The idea that if we're discussing a problem that only people with that problem may share their experience is absurd at face value.
"I'm insured!"
"Open-source software projects are being spammed with LLM generated PRs. Contributions are becoming more restricted".
"I have a repo that isn't being spammed!"
Sometimes sharing a somewhat related experience is completely irrelevant to the topic at hand, and also completely uninteresting. It does not matter that somehow their "experience is valid".
If people's opinions or thoughts don't fit a narrative you want, a forum likely isn't the place to find it.
Everyone gets to share, there's no rules here about not sharing / having a different experience than others.
I disagree that this is a fair interpretation of the original objection. But assuming it is a possible interpretation, "that doesn't happen to me" isn't sharing an experience, it's sharing the lack of an experience.

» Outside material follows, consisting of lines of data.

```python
PWN_OK, PWN_EINVAL, PWN_ENODEV, PWN_ENOMEM, PWN_EIO, PWN_EHIP, PWN_ENOLEVEL, PWN_ETOOBIG = 0, -1, -2, -3, -4, -5, -6, -7
PWN_EBUSY, PWN_ENOTSUP, PWN_ETIMEDOUT = -8, -9, -10
PWN_OPT_BLUR_PASSES, PWN_OPT_COUNTERS, PWN_OPT_SCHEDULER, PWN_OPT_REFILL_LIMIT, PWN_OPT_FRAME_TIMING, PWN_OPT_WAVE_LOG = 1, 2, 3, 4, 5, 6
PWN_OPT_FRAME_OVERLAP = 7
PWN_OPT_TRACE_ROOM = 8
PWN_OPT_UNIT_ORDER = 9
PWN_OPT_TILED_CHOREO = 10
PWN_OPT_TILED_STREAMS = 11
PWN_OPT_TILED_COMMS = 12
PWN_OPT_CALL_STRIPS = 13
PWN_TILED_CHOREO_INSTREAM, PWN_TILED_CHOREO_SPLIT = 0, 1
PWN_SCHED_UNITS, PWN_SCHED_REFILL = 0, 1
PWN_MAX_SLOTS = 4
PWN_FRAME_SBUF, PWN_FRAME_ZBUF, PWN_FRAME_SURFACE = 1, 2, 4
PWN_OBJ_MAX = 10000
PWN_TABLES_MAX = 16 << 20
PWN_VIEWS_MAX = 1024
PWN_RAYS_HAS_W = 1
PWN_VIEWS_HAS_W = 1
# ... 59 lines not shown
PWN_TILED_ID_BYTES = 128
PWN_TRANSPORT_RCCL, PWN_TRANSPORT_SHM, PWN_TRANSPORT_LOCAL = 0, 1, 2
PWN_TILED_HOST = 1
PWN_TILED_SLOTS = 6
PWN_TILED_MAX_WORLD = 64

_vp, _i, _f, _d = C.c_void_p, C.c_int, C.c_float, C.c_double
ABI = [
    ("pwn_init", _i, [C.POINTER(_vp), _i, _i, _i]),
    ("pwn_init_multi", _i, [C.POINTER(_vp), _vp, _i, _i, _i]),
    ("pwn_group_info_get", _i, [_vp, C.POINTER(GroupInfo)]),
    ("pwn_destroy", None, [_vp]),
    ("pwn_set_option", _i, [_vp, _i, _i]),
    ("pwn_trace_room_state", _i, [_vp, _vp]),
    ("pwn_strerror", C.c_char_p, [_i]),
    ("pwn_last_error", C.c_char_p, [_vp]),
    ("pwn_level_load", _i, [_vp, C.c_char_p]),
    ("pwn_level_load_mem", _i, [_vp, C.c_char_p, _i]),
    ("pwn_upload_level", _i, [_vp, _vp, _vp]),
    ("pwn_get_level", _i, [_vp, _vp, _vp, _vp]),
    ("pwn_upload_spheres", _i, [_vp, _vp, _i]),
    ("pwn_get_bins", _i, [_vp, _vp, _vp, _i]),
    ("pwn_sphere_tables_plan", _i, [_vp, _i, _vp]),
    ("pwn_sphere_tables_state", _i, [_vp, _vp]),
    ("pwn_obj_new", _i, [_vp]),
    ("pwn_obj_set_sphere", _i, [_vp, _i, _d, _d, _d, _d, _d, _d, _d, _d]),
    ("pwn_obj_free", _i, [_vp, _i]),
    ("pwn_level_get", _i, [_vp, _i, _i]),
    ("pwn_prepare_render", _i, [_vp]),
    ("pwn_get_objects", _i, [_vp, _vp, _i]),
    ("pwn_trace_screen_centred", _i, [_vp, _vp, _f, _vp, _vp]),
    ("pwn_host_register", _i, [_vp, _vp, C.c_size_t]),
    ("pwn_host_unregister", _i, [_vp, _vp]),
    ("pwn_call_strips_state", _i, [_vp, _vp]),
    ("pwn_trace_views", _i, [_vp, _i, _vp, _vp, _vp, _vp]),
    ("pwn_trace_views_device", _i, [_vp, _i, _vp, _vp, _i, _vp, _vp, _vp, _vp]),
    ("pwn_viewports_plan", _i, [_i, _i, _i, _i, _vp, _vp]),
    ("pwn_trace_viewports", _i, [_vp, _i, _vp, _vp, _vp, _vp, _vp]),
    ("pwn_pixel_rays", _i, [_i, _i, _vp, _i, _vp, _vp, _vp]),
    ("pwn_trace_rays", _i, [_vp, _i, _vp, _vp, _f, _vp, _vp]),
    ("pwn_trace_rays_device", _i, [_vp, _i, _vp, _vp, _f, _i, _vp, _vp, _vp]),
    ("pwn_trace_hits", _i, [_vp, _i, _vp, _vp]),
    ("pwn_trace_hits_device", _i, [_vp, _i, _vp, _i, _vp, _vp]),
    ("pwn_get_object_ids", _i, [_vp, _vp, _i]),
    ("pwn_frames_config", _i, [_vp, _i, _i, _i, _i]),
    ("pwn_submit_frame", _i, [_vp, _vp, _f, _i]),
# ... 51 lines not shown
```

pwnfps_amd/csrc/level_host.c:

```c
#include <stdint.h>
#include <stdlib.h>
#include <string.h>
#include "level_host.h"

enum { DIR_XP = 0, DIR_ZP, DIR_XN, DIR_ZN };

static int is_open(int c)
{
	switch(c)
	{
		case ';': case '$': case '"': case '#': case '&':
		case '>': case '<': case '^': case ',':
			return 1;
	}
	return 0;
}

static int flat_cell(const uint8_t *cells, int x, int z)
{
	int i = z * 64 + x;
	return (i >= 0 && i < 4096) ? cells[i] : '.';
}

static const int dir_dx[4] = { 1, 0, -1, 0 };
static const int dir_dz[4] = { 0, 1, 0, -1 };
// ... 156 lines not shown
			int x2 = trunc_to_int(s[i].x + s[i].r), z2 = trunc_to_int(s[i].z + s[i].r);
			if(x1 < 0) x1 = 0;
			if(z1 < 0) z1 = 0;
			if(x2 > 63) x2 = 63;
			if(z2 > 63) z2 = 63;
			for(int z = z1; z <= z2; z++)
			for(int x = x1; x <= x2; x++)
			{
				int c = z * 64 + x;
				if(pass == 0) off[c + 1]++;
				else idx[off[c] + fill[c]++] = i;
			}
		}
		if(pass == 0)
		{
			for(int c = 0; c < 4096; c++) off[c + 1] += off[c];
			if(idx == NULL) { free(fill); return off[4096]; }
			if(off[4096] > idx_cap) { free(fill); return -1; }
		}
	}
	free(fill);
	return off[4096];
}
```

pwnfps_amd/csrc/level_host.h:

```cpp
#ifndef PWN_LEVEL_HOST_H
#define PWN_LEVEL_HOST_H
#include <stdint.h>
#include "pwnhip.h"
#include "cell_bake.h"
#ifdef __cplusplus
extern "C" {
#endif
void pwn_level_clear(uint8_t *cells, pwn_portal *pmap, int32_t *spawn);
int pwn_parse_level(const char *text, int len, uint8_t *cells, pwn_portal *pmap, int32_t *spawn);
int pwn_check_portals(const uint8_t *cells, const pwn_portal *pmap);
int pwn_bake_cells(const uint8_t *cells, const pwn_portal *pmap, uint16_t *bits, uint32_t *recs);
int pwn_bin_spheres(const pwn_sphere *s, int n, int32_t *off, int32_t *idx, int idx_cap);
#ifdef __cplusplus
}
#endif
#endif
```

pwnfps_amd/csrc/pwn_api.cpp:

```cpp
#include <hip/hip_runtime.h>
#include <stdint.h>
#include <stdio.h>
#include <stdlib.h>
#include <string.h>
#include <time.h>
#include <new>
#include <algorithm>
#include <vector>
#include <xmmintrin.h>

#include "pwnhip.h"
#include "pwn_internal.h"
#include "level_host.h"
#include "approx_tables.inc"

extern "C" const char *pwn_strerror(int code)
{
	switch(code)
	{
		case PWN_OK: return "ok";
		case PWN_EINVAL: return "invalid argument";
		case PWN_ENODEV: return "no usable HIP device";
		case PWN_ENOMEM: return "out of memory";
		case PWN_EIO: return "level file could not be read";
// ... 23 lines not shown

#define GRP_HEAD(c) ((c) != NULL && (c)->grp != NULL && (c)->grp_head)
#define GRP_M0(c) pwn_group_member((c), 0)
#define GRP_REFUSE(c, what) do { if(GRP_HEAD(c)) { snprintf((c)->err, sizeof((c)->err), "%s is not available on a group's handle", what); return PWN_ENOTSUP; } } while(0)

extern "C" int pwn_init(pwn_ctx **out, int device, int width, int height)
{
	if(out == NULL || width <= 0 || height <= 0 || width > 32768 || height > 32768) return PWN_EINVAL;
	*out = NULL;
	int ndev = 0;
	if(hipGetDeviceCount(&ndev) != hipSuccess || ndev <= 0 || device < 0 || device >= ndev) return PWN_ENODEV;
	pwn_ctx *c = new(std::nothrow) pwn_ctx();
	if(c == NULL) return PWN_ENOMEM;
	c->device = device; c->w = width; c->h = height;
	c->blur_passes = 1; c->counters_on = 0; c->scheduler = PWN_SCHED_DEFAULT; c->refill_limit = PWN_REFILL_LIMIT_DEFAULT; c->have_level = false; c->cell_base_ok = false;
	if(const char *e = getenv("PWN_SCHEDULER")) c->scheduler = (strcmp(e, "refill") == 0 || strcmp(e, "1") == 0) ? PWN_SCHED_REFILL : PWN_SCHED_UNITS;
	if(const char *e = getenv("PWN_REFILL_LIMIT")) { int v = atoi(e); if(v >= 1 && v <= 64000) c->refill_limit = v; }
	c->dbg_force_hasw = getenv("PWN_DBG_FORCE_HASW") != NULL;
	c->dbg_blocks_per_cu = 0;
	c->dbg_blur_th = 0;
	if(const char *e = getenv("PWN_DBG_BLUR_TH")) c->dbg_blur_th = atoi(e);
	c->dbg_sphere_lists = 0; c->off_recsph = 0;
	c->dbg_sphere_lists = pwn_i_forced_lists();
	c->lists_form = PWN_LF_INDEXED; c->big_which = c->big_sph = 0; c->big_high = 0;
	for(int i = 0; i < PWN_NBLOB; i++) { c->d_big[i] = NULL; c->d_big_cap[i] = 0; }
	for(int i = 0; i < PWN_NSTAGE; i++) { c->h_big[i] = NULL; c->h_big_cap[i] = 0; }
	c->dbg_blur_tw = 0; c->dbg_blur_batch = -1;
	if(const char *e = getenv("PWN_DBG_BLUR_TW")) c->dbg_blur_tw = atoi(e);
	if(const char *e = getenv("PWN_DBG_BLUR_BATCH")) if(*e) c->dbg_blur_batch = atoi(e);
	if(const char *e = getenv("PWN_DBG_BLOCKS_PER_CU")) { int v = atoi(e); if(v > 0) c->dbg_blocks_per_cu = v; }
	c->blob_cur = 0; c->blob_dirty = true; c->off_sph = 0; c->stage_next = 0; c->up_stream = NULL;
	for(int i = 0; i < PWN_NBLOB; i++)
	{
		c->d_blob[i] = NULL; c->blob_has_static[i] = false;
		c->ev_tables[i] = NULL; c->tables_in_use[i] = false; c->tables_wait[i] = NULL;
		c->ev_upload[i] = NULL; c->upload_pending[i] = false;
	}
	for(int i = 0; i < PWN_NSTAGE; i++) { c->h_stage[i] = NULL; c->ev_stage[i] = NULL; c->stage_used[i] = false; }
	c->d_pre = c->d_out = NULL; c->d_z = NULL; c->d_skip = NULL; c->d_counters = NULL; c->d_tickets = NULL; c->ticket_set = 0; c->launch_rot = 2; c->launch_waits = 0;
	c->grid_reserve = 0;
	c->d_vpre = c->d_vout = NULL; c->d_vz = NULL; c->views_cap = 0; c->h_vrec = c->d_vrec = NULL; c->vrec_cap = 0; c->d_vrec_dev = NULL;
	c->d_ppre = c->d_pout = NULL; c->d_pz = NULL; c->h_prec = c->d_prec = NULL;
	c->h_rays = c->d_rays = NULL; c->rays_cap = 0;
	c->h_hits = c->d_hits = NULL; c->hits_cap = 0;
	memset(&c->room, 0, sizeof(c->room)); c->room.mode = -1;
	if(const char *e = getenv("PWN_TRACE_ROOM")) if(*e) c->room.mode = atoi(e) < 0 ? -1 : atoi(e);
// ... 372 lines not shown
			ci[(i >> 6) * PWN_GRID_PITCH + (i & 63)] |= PWN_C_SPH | (ord << 16);
			start[ord++] = (uint32_t)k0;
			for(int32_t k = k0; k < k1; k++)
			{
				const pwn_sphere &q = c->spheres[(size_t)c->bin_idx[k]];
				float r2 = q.r * q.r;
				if(r2 < 1.17549435e-38f) r2 = 0.0f;
				rec[4 * (size_t)k + 0] = q.x; rec[4 * (size_t)k + 1] = q.y; rec[4 * (size_t)k + 2] = q.z;
				uint32_t wbits;
				memcpy(&wbits, &r2, 4);
				if(k == k1 - 1) wbits |= 0x80000000u;
				memcpy(&rec[4 * (size_t)k + 3], &wbits, 4);
				which[k] = (uint32_t)c->bin_idx[k];
			}
		}
	}
	memcpy(b + PWN_T_RCP, c->tabs, 4096);
	memcpy(b + PWN_T_RSQ, c->tabs + 2048, 4096);
	pwn_fill_faces((float *)(b + PWN_T_FACES));
	memcpy(b + PWN_T_EPREC, c->ep_recs, sizeof(c->ep_recs));
	c->off_sph = glb ? 0u : (inl ? pwn_t_sph_offset_inl(nrec) : pwn_t_sph_offset(nbin));
	c->off_recsph = inl ? pwn_t_recsph_offset(nrec) : 0u;
	c->lists_form = plan.form;
	{
		float *sp = glb ? (float *)(c->big.data() + c->big_sph) : (float *)(b + c->off_sph);
		for(uint32_t i = 0; i < nsph; i++, sp += 8)
		{
			const pwn_sphere &q = c->spheres[i];
			float r2 = q.r * q.r;
			if(r2 < 1.17549435e-38f) r2 = 0.0f;
			sp[0] = q.x; sp[1] = q.y; sp[2] = q.z; sp[3] = r2;
			sp[4] = q.refl; sp[5] = q.cb; sp[6] = q.cg; sp[7] = q.cr;
		}
	}

	const int nb = (c->blob_cur + 1) % PWN_NBLOB;
	const uint32_t from = c->blob_has_static[nb] ? PWN_T_CELLINFO : 0u;
	const unsigned st = c->stage_next++ % PWN_NSTAGE;
	if(c->stage_used[st]) HIPCHK(c, hipEventSynchronize(c->ev_stage[st]));
	memcpy(c->h_stage[st], b + from, total - from);
	if(glb)
	{
		const int rc = big_reserve(c, nb, st, c->big.size());
		if(rc != PWN_OK) return rc;
		memcpy(c->h_big[st], c->big.data(), c->big.size());
	}
// ... 249 lines not shown
		if(n > cap) return PWN_EINVAL;
		for(int i = 0; i < n; i++) idx[i] = c->bin_idx[i];
	}
	return n;
}

static void plan_out(const pwn_tables_plan &p, unsigned long long out[6])
{
	out[0] = (unsigned long long)p.form;
	out[1] = (unsigned long long)p.blob_bytes + pwn_trace_lds_extra();
	out[2] = p.big_bytes;
	out[3] = p.nrec; out[4] = p.ncell; out[5] = p.longest;
}

extern "C" int pwn_sphere_tables_plan(const pwn_sphere *s, int n, unsigned long long out[6])
{
	if(out == NULL || n < 0 || n > PWN_OBJ_MAX || s == NULL) return PWN_EINVAL;
	std::vector<int32_t> off(4097, 0);
	if(pwn_bin_spheres(s, n, off.data(), NULL, 0) < 0) return PWN_ENOMEM;
	pwn_tables_plan p;
	const int rc = pwn_i_tables_plan(off.data(), (uint32_t)n, PWN_SCHED_DEFAULT, pwn_i_forced_lists(), &p);
	plan_out(p, out);
	return rc;
}

extern "C" int pwn_sphere_tables_state(pwn_ctx *c, unsigned long long out[6])
{
	if(GRP_HEAD(c)) { const int rc = pwn_group_sync(c); return rc != PWN_OK ? rc : pwn_sphere_tables_state(GRP_M0(c), out); }
	if(c == NULL || out == NULL) return PWN_EINVAL;
	pwn_tables_plan p;
	const int rc = pwn_i_tables_plan(c->bin_off.data(), (uint32_t)c->spheres.size(), c->scheduler, c->dbg_sphere_lists, &p);
	plan_out(p, out);
	return rc;
}



static void unit_div_magic(uint32_t d, uint32_t *magic, int *shift)
{
	*magic = 0u; *shift = -1;
	if(d < 2u) return;
	int s = 0;
	while((2u << s) < d) s++;
	const unsigned long long two = 1ull << (32 + s);
	const unsigned long long M = (two + d - 1u) / d;
	*magic = (uint32_t)M; *shift = s;
// ... 113 lines not shown
	{
		P.vps = vps->d_recs; P.nvp = vps->n; P.tiles_total = (int)vps->units;
		P.vp_step0 = 0u;
		if(vps->n > 1) { P.vp_step0 = 1u; while(2u * P.vp_step0 <= (uint32_t)vps->n - 1u) P.vp_step0 *= 2u; }
	}
	if(rays != NULL)
	{
		P.rays = rays->d_rays; P.ray_seeds = rays->d_seeds; P.nrays = rays->n; P.ray_w = rays->has_w ? 1 : 0;
		P.hits = rays->d_hits;
		P.tiles_total = (int)((rays->n + 63u) / 64u);
	}
	P.blob_bytes = (uint32_t)c->blob.size();
	P.off_sph = c->off_sph;
	P.off_recsph = c->off_recsph;
	P.sbuf = L->d_sbuf; P.zbuf = L->d_zbuf;
	const int cur = c->blob_cur;
	P.blob = (const uint32_t *)c->d_blob[cur];
	const bool glb = c->lists_form == PWN_LF_GLOBAL;
	if(glb)
	{
		P.g_rec = (const float *)c->d_big[cur];
		P.g_which = (const uint32_t *)(c->d_big[cur] + c->big_which);
		P.g_sph = (const float *)(c->d_big[cur] + c->big_sph);
	}
	if(c->upload_pending[cur])
	{
		if(hipEventQuery(c->ev_upload[cur]) == hipSuccess) c->upload_pending[cur] = false;
		else HIPCHK(c, hipStreamWaitEvent(stream, c->ev_upload[cur], 0));
	}
	P.counters = c->d_counters;
	P.clear_word = L->clear_word;
	P.cost_word = L->cost_word;
	P.wave_log = NULL;
	const unsigned rot = (unsigned)c->launch_rot, nsets = 2u * rot;
	P.tickets = c->d_tickets + (c->ticket_set % nsets) * PWN_QUEUES * PWN_QUEUE_STRIDE;
	P.tickets_next = c->d_tickets + ((c->ticket_set + rot) % nsets) * PWN_QUEUES * PWN_QUEUE_STRIDE;
	if(views != NULL) P.has_w = views->has_w;
	else if(rays != NULL) P.has_w = rays->has_w;
	else if(vps != NULL) P.has_w = vps->has_w;
	else P.has_w = !(L->cam[3] == 0.0f && L->cam[7] == 0.0f && L->cam[11] == 0.0f && L->cam[15] == 1.0f);
	if(c->dbg_force_hasw) P.has_w = 1;
	if(c->counters_on) HIPCHK(c, hipMemsetAsync(c->d_counters, 0, PWN_NCOUNTERS * sizeof(unsigned long long), stream));
	const bool refill = c->scheduler == PWN_SCHED_REFILL && !batch && !glb;
	const size_t lds_bytes = ((P.blob_bytes + 15u) & ~15u) + (refill ? pwn_trace_refill_lds_extra(P.has_w != 0) : pwn_trace_lds_extra());
	P.scheduler = c->scheduler;
	P.refill_limit = c->refill_limit;
// ... 1165 lines not shown
```

pwnfps_amd/csrc/pwn_internal.h:

```cpp
#pragma once
#include <hip/hip_runtime.h>
#include <stdint.h>
#include <stdio.h>
#include <vector>
#include <atomic>

#include "pwnhip.h"
#include "tables.h"
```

Sure, yes, everyone does get to share, on a public forum, expecting otherwise is dumb. On that, 100% with you!
And yet, I feel like there's an important difference between sharing how your favorite color is blue, after someone said they like red the best, and sharing how you're not being mistreated, when someone is asking for help to stop someone from mistreating them.
You see how one is everyone sharing together, and the other appears to minimize the mistreatment of someone else?
I have no idea why you're making a comparison to a TV show; nothing that was described was anything akin to that. I just made examples out of insufferable and clueless forum comments, that very clearly detract from discussion more than they contribute to it.
I don't think you should assume that describing meaningless and unrelated anecdotes as "uninteresting" is equivalent to users calling for a forum ban, which is seemingly what you're doing when you point to forum rules when encountering a critique.